AIM OF THE EXERCISE =>
Repeat exactly the lines from the first line of the records through the line containing "Measured on AMD", and nothing more.

EXTRACTED INFORMATION =>
BEGIN
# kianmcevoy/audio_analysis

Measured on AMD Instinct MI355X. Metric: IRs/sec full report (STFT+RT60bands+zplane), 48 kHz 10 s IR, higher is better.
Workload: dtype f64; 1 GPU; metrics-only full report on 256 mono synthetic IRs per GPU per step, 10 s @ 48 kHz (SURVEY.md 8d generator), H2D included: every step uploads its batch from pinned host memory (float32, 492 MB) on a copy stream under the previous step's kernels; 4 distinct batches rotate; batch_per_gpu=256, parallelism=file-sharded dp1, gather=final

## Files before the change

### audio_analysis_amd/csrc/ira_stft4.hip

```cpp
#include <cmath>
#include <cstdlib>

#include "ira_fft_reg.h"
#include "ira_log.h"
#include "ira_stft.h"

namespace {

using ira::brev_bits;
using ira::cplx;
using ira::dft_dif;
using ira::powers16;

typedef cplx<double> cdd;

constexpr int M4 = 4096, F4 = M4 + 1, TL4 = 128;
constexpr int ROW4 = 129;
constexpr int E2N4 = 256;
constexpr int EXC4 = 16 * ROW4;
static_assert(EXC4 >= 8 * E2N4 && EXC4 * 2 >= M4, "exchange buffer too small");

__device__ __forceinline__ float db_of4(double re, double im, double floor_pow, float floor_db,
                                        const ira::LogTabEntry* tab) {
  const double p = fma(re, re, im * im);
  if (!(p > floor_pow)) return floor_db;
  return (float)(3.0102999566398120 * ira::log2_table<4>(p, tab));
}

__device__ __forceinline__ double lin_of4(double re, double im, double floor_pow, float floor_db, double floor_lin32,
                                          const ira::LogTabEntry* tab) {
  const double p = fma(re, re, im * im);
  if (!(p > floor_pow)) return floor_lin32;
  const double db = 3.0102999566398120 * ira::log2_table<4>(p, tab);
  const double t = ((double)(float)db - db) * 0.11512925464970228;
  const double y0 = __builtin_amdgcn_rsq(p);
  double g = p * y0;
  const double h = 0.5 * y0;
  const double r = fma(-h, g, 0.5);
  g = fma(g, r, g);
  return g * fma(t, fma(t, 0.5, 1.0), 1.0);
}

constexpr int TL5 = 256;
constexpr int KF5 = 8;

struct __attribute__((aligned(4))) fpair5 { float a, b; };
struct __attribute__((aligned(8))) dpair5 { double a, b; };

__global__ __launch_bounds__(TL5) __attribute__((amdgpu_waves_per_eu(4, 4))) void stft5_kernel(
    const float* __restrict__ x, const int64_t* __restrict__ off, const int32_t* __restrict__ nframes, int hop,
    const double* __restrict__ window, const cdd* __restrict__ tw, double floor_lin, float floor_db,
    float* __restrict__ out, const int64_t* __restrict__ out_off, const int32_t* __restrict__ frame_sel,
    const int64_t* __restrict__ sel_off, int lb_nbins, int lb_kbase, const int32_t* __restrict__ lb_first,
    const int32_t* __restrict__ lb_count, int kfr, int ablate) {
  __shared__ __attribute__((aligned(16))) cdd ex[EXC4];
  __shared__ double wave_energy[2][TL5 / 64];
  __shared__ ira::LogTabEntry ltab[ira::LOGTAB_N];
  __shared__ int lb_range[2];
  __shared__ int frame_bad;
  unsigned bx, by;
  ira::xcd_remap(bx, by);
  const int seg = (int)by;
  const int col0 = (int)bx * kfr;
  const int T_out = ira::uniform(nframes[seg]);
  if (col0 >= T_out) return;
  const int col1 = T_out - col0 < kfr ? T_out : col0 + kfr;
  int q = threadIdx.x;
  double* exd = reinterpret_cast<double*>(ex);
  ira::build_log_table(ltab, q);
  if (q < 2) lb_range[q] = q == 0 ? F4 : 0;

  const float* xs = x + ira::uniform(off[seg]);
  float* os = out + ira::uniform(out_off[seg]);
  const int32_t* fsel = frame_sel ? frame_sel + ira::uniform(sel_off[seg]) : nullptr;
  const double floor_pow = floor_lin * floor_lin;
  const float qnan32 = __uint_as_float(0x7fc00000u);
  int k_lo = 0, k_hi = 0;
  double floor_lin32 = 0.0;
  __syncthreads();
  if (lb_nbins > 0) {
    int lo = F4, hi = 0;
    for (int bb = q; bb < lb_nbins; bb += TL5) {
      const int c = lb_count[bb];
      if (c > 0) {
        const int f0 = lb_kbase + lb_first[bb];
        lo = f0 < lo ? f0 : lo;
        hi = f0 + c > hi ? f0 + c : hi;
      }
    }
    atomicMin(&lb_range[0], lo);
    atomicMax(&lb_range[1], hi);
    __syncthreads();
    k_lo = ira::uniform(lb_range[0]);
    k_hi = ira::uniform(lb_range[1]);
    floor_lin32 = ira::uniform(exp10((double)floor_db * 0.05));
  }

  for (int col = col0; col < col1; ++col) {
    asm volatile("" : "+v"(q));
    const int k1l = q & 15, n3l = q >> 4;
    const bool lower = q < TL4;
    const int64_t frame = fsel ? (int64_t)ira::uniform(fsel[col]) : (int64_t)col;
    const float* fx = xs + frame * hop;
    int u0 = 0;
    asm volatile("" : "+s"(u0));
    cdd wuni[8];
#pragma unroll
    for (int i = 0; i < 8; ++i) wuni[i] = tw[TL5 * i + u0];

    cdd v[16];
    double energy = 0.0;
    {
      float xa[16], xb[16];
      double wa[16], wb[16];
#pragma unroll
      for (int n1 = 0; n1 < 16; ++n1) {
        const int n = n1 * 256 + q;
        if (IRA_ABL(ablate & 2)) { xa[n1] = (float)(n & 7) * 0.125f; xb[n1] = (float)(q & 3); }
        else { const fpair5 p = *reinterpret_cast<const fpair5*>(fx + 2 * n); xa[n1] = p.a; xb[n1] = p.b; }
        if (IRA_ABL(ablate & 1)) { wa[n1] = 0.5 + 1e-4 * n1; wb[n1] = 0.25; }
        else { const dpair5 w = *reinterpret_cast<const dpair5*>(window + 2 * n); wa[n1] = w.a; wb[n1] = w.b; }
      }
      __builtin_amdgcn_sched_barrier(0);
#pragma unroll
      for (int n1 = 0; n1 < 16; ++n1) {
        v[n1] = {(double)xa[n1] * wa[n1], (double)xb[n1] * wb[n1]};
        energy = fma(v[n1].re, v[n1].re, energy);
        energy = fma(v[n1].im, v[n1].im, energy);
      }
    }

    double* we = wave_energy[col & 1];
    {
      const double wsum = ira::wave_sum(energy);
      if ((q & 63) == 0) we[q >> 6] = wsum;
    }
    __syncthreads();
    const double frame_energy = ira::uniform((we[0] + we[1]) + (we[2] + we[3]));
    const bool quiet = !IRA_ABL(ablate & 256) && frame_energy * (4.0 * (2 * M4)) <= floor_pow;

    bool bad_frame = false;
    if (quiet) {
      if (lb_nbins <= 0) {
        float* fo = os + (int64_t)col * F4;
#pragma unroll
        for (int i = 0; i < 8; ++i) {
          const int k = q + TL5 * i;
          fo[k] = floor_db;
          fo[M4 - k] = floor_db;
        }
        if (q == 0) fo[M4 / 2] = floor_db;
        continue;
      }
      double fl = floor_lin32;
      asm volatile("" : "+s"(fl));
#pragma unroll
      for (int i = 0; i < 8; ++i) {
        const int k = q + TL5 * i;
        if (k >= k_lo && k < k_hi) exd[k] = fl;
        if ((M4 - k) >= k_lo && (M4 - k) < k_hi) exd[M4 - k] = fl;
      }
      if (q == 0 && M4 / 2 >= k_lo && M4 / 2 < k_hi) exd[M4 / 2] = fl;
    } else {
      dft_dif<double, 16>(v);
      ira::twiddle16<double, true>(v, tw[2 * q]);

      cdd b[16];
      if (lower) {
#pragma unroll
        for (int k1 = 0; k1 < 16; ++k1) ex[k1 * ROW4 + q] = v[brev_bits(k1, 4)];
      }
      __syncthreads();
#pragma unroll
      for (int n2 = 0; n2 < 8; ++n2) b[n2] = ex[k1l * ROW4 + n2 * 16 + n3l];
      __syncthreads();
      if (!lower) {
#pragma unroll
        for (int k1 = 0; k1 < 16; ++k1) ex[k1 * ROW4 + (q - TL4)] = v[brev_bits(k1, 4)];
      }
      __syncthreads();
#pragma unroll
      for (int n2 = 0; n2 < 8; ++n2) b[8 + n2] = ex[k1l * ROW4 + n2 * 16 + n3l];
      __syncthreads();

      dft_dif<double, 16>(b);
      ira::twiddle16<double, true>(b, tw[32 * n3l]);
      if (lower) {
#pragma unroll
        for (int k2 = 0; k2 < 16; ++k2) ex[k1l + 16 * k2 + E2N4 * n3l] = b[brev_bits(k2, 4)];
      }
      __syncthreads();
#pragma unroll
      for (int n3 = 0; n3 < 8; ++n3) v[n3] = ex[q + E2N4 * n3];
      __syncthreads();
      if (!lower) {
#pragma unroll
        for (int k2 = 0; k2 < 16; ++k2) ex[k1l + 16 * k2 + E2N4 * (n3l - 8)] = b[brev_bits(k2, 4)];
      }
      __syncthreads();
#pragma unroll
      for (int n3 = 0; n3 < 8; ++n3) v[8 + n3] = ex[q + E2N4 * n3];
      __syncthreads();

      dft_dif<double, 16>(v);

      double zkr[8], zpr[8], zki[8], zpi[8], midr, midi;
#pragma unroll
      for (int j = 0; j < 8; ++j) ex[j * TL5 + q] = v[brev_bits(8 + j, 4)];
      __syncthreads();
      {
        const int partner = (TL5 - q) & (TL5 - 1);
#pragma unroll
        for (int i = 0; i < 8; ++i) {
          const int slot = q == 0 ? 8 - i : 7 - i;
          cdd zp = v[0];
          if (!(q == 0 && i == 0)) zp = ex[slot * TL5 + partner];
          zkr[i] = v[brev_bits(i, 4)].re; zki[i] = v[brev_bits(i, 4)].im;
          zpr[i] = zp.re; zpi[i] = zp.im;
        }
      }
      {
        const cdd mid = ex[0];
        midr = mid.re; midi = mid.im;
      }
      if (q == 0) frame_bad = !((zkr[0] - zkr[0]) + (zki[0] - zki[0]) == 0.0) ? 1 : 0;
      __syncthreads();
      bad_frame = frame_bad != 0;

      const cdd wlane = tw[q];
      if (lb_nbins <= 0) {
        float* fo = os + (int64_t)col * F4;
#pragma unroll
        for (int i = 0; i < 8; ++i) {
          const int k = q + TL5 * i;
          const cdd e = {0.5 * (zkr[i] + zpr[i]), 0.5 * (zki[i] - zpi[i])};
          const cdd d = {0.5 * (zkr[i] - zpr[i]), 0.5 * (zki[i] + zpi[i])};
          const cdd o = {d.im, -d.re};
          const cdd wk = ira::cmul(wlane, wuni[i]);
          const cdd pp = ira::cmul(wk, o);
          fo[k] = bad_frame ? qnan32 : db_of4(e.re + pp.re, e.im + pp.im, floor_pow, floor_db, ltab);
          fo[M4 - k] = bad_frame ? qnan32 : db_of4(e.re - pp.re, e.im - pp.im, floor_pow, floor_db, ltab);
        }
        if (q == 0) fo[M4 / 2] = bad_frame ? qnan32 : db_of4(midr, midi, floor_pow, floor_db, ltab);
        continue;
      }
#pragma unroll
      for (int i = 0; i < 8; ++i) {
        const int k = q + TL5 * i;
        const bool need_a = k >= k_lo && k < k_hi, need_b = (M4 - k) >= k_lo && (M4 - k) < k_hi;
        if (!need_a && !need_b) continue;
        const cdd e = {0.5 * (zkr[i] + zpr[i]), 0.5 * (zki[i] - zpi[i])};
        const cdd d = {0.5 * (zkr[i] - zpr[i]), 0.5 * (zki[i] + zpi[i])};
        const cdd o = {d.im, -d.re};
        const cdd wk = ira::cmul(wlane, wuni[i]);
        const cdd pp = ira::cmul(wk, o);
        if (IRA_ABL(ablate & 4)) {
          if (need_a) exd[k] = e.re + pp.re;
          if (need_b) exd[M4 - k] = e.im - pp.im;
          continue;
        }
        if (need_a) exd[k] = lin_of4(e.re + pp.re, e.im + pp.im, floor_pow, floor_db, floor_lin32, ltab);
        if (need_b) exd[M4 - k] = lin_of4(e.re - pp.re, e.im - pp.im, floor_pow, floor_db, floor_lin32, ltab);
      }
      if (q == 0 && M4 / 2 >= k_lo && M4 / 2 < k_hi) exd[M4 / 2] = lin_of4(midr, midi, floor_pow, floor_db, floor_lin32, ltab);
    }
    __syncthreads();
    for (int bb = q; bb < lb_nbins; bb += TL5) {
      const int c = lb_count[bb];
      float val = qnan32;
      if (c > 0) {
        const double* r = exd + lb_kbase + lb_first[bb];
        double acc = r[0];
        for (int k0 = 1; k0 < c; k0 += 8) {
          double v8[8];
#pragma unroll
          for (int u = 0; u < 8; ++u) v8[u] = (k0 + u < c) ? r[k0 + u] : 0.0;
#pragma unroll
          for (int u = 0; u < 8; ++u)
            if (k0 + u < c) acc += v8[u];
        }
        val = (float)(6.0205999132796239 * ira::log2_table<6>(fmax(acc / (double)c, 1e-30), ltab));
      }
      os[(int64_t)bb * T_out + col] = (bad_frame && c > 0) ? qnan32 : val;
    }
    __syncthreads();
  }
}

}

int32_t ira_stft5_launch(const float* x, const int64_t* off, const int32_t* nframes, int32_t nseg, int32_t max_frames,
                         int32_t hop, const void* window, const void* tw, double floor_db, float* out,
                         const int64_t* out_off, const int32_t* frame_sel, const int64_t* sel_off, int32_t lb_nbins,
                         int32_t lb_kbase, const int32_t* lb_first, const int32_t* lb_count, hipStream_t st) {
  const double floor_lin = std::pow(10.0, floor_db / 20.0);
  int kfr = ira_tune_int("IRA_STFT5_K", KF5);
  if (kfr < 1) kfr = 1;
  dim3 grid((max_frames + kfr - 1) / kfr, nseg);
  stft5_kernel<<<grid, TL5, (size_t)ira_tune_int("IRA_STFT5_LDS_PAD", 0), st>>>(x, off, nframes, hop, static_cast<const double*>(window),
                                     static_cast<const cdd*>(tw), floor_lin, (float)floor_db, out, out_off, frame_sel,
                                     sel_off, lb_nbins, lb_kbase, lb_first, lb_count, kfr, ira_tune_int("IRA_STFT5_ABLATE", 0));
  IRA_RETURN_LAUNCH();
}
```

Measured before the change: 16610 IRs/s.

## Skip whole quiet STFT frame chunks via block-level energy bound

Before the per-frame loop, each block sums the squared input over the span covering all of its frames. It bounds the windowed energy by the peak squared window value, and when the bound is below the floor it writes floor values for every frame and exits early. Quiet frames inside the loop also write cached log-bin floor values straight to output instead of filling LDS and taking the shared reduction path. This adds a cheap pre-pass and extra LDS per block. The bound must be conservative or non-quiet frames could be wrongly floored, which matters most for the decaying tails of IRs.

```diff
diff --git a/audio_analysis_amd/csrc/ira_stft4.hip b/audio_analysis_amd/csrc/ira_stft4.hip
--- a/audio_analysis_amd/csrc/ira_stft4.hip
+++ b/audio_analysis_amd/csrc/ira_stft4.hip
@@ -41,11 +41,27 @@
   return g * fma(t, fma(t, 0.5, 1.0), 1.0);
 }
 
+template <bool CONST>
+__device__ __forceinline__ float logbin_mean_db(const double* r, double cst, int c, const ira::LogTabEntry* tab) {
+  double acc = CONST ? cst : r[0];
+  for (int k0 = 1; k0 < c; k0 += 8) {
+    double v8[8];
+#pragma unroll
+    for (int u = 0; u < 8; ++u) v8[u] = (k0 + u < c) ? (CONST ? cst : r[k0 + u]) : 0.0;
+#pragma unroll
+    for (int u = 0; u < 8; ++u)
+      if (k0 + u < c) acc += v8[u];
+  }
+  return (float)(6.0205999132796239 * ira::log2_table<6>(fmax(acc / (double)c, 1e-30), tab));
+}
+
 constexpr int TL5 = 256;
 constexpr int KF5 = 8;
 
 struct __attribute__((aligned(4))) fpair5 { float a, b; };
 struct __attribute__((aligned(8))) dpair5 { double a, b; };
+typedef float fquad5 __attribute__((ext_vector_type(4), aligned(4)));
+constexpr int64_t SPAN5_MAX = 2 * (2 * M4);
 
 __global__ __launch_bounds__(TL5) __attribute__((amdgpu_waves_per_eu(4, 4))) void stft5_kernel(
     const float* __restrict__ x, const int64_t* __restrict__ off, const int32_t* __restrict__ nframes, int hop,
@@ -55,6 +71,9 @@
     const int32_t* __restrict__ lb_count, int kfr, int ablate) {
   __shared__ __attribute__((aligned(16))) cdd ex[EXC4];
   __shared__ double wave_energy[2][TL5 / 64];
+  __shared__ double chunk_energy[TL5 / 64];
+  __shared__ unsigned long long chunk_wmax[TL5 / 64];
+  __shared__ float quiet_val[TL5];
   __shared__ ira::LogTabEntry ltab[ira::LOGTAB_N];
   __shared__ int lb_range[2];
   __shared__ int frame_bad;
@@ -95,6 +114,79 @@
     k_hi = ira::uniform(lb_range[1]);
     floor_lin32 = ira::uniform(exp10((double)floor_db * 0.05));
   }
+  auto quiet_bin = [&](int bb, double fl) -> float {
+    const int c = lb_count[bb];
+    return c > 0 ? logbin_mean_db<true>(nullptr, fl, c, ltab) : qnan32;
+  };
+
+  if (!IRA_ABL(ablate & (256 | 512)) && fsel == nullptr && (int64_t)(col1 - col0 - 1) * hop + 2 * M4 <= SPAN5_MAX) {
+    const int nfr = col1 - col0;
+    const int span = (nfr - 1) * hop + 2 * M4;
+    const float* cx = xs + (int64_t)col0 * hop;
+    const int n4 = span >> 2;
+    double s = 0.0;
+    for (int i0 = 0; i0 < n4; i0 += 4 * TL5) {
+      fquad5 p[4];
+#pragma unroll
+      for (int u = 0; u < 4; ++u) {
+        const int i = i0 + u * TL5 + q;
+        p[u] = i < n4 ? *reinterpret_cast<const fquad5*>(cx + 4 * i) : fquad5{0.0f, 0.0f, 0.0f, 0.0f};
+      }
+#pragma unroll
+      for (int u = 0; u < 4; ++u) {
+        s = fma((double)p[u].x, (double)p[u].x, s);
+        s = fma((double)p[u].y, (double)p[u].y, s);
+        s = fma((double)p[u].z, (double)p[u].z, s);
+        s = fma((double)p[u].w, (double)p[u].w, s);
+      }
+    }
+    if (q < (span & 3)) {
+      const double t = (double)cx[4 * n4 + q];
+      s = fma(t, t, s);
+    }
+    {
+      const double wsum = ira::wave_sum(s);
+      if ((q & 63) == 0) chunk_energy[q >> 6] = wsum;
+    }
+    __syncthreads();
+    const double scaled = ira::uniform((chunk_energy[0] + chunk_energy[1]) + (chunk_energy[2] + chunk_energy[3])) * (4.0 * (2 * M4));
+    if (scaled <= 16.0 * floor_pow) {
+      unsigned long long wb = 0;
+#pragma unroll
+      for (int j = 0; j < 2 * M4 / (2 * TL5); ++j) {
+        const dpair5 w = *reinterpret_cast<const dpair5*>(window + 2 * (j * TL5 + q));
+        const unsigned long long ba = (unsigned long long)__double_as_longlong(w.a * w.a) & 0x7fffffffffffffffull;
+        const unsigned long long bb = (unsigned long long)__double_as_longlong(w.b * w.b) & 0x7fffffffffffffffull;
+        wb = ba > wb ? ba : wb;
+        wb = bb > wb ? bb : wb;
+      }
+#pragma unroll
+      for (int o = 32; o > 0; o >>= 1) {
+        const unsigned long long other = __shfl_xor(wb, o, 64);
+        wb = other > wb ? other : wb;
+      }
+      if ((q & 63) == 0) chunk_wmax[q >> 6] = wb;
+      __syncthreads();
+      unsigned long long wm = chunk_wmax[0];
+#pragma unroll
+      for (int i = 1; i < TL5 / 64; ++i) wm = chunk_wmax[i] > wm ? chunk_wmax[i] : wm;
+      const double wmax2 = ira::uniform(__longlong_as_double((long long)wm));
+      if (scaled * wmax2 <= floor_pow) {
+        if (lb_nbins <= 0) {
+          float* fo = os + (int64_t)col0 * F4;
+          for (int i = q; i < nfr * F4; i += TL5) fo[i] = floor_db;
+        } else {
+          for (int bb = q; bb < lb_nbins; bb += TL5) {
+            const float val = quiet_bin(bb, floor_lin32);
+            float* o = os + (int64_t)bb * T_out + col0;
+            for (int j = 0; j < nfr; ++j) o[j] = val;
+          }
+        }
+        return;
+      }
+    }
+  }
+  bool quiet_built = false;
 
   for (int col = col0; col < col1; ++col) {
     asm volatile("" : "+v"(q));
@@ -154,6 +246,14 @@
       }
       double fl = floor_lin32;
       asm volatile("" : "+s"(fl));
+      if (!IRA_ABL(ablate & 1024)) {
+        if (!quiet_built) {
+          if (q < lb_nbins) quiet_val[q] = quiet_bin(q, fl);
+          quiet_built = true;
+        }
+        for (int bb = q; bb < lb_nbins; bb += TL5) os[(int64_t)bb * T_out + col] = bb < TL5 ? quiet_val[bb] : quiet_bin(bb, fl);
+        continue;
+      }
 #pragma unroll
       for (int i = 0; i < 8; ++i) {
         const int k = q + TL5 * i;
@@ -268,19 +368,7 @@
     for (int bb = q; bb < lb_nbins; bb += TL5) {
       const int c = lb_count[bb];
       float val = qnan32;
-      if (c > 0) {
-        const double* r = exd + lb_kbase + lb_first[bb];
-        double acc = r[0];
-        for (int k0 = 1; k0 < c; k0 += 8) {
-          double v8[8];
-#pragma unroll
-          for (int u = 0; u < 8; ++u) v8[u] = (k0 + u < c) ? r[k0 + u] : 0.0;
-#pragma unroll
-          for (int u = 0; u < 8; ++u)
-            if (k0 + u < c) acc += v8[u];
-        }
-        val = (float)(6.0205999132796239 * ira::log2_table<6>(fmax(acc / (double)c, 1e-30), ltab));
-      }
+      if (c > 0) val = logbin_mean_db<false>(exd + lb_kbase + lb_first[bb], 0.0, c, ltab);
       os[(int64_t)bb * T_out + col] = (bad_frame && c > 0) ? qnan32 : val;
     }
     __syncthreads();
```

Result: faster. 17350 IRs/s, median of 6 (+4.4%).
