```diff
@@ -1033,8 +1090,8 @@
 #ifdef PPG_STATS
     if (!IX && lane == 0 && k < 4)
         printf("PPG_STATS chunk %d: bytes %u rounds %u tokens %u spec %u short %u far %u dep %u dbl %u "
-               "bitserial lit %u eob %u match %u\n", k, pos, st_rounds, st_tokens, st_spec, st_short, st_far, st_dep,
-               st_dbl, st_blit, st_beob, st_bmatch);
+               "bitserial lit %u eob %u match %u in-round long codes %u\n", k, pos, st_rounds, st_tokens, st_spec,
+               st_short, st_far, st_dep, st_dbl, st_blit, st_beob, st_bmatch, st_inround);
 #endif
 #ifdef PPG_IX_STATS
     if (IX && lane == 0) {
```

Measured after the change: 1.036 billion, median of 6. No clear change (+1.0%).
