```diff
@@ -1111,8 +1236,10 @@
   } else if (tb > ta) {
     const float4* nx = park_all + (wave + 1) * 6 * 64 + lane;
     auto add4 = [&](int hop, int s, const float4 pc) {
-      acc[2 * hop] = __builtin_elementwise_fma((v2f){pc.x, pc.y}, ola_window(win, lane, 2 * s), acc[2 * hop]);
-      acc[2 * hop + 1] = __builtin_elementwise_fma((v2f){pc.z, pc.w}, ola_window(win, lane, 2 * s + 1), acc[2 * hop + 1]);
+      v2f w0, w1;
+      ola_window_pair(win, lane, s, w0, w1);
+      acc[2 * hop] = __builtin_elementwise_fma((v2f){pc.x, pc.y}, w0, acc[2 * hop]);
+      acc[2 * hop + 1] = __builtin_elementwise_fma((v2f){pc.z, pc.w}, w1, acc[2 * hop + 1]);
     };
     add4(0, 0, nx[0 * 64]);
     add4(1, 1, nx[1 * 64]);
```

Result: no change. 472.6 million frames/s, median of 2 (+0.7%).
END
YOUR SOLUTION =>
# kianmcevoy/audio_analysis

Measured on AMD Instinct MI355X. Metric: IRs/sec full report (STFT+RT60bands+zplane), 48 kHz 10 s IR, higher is better.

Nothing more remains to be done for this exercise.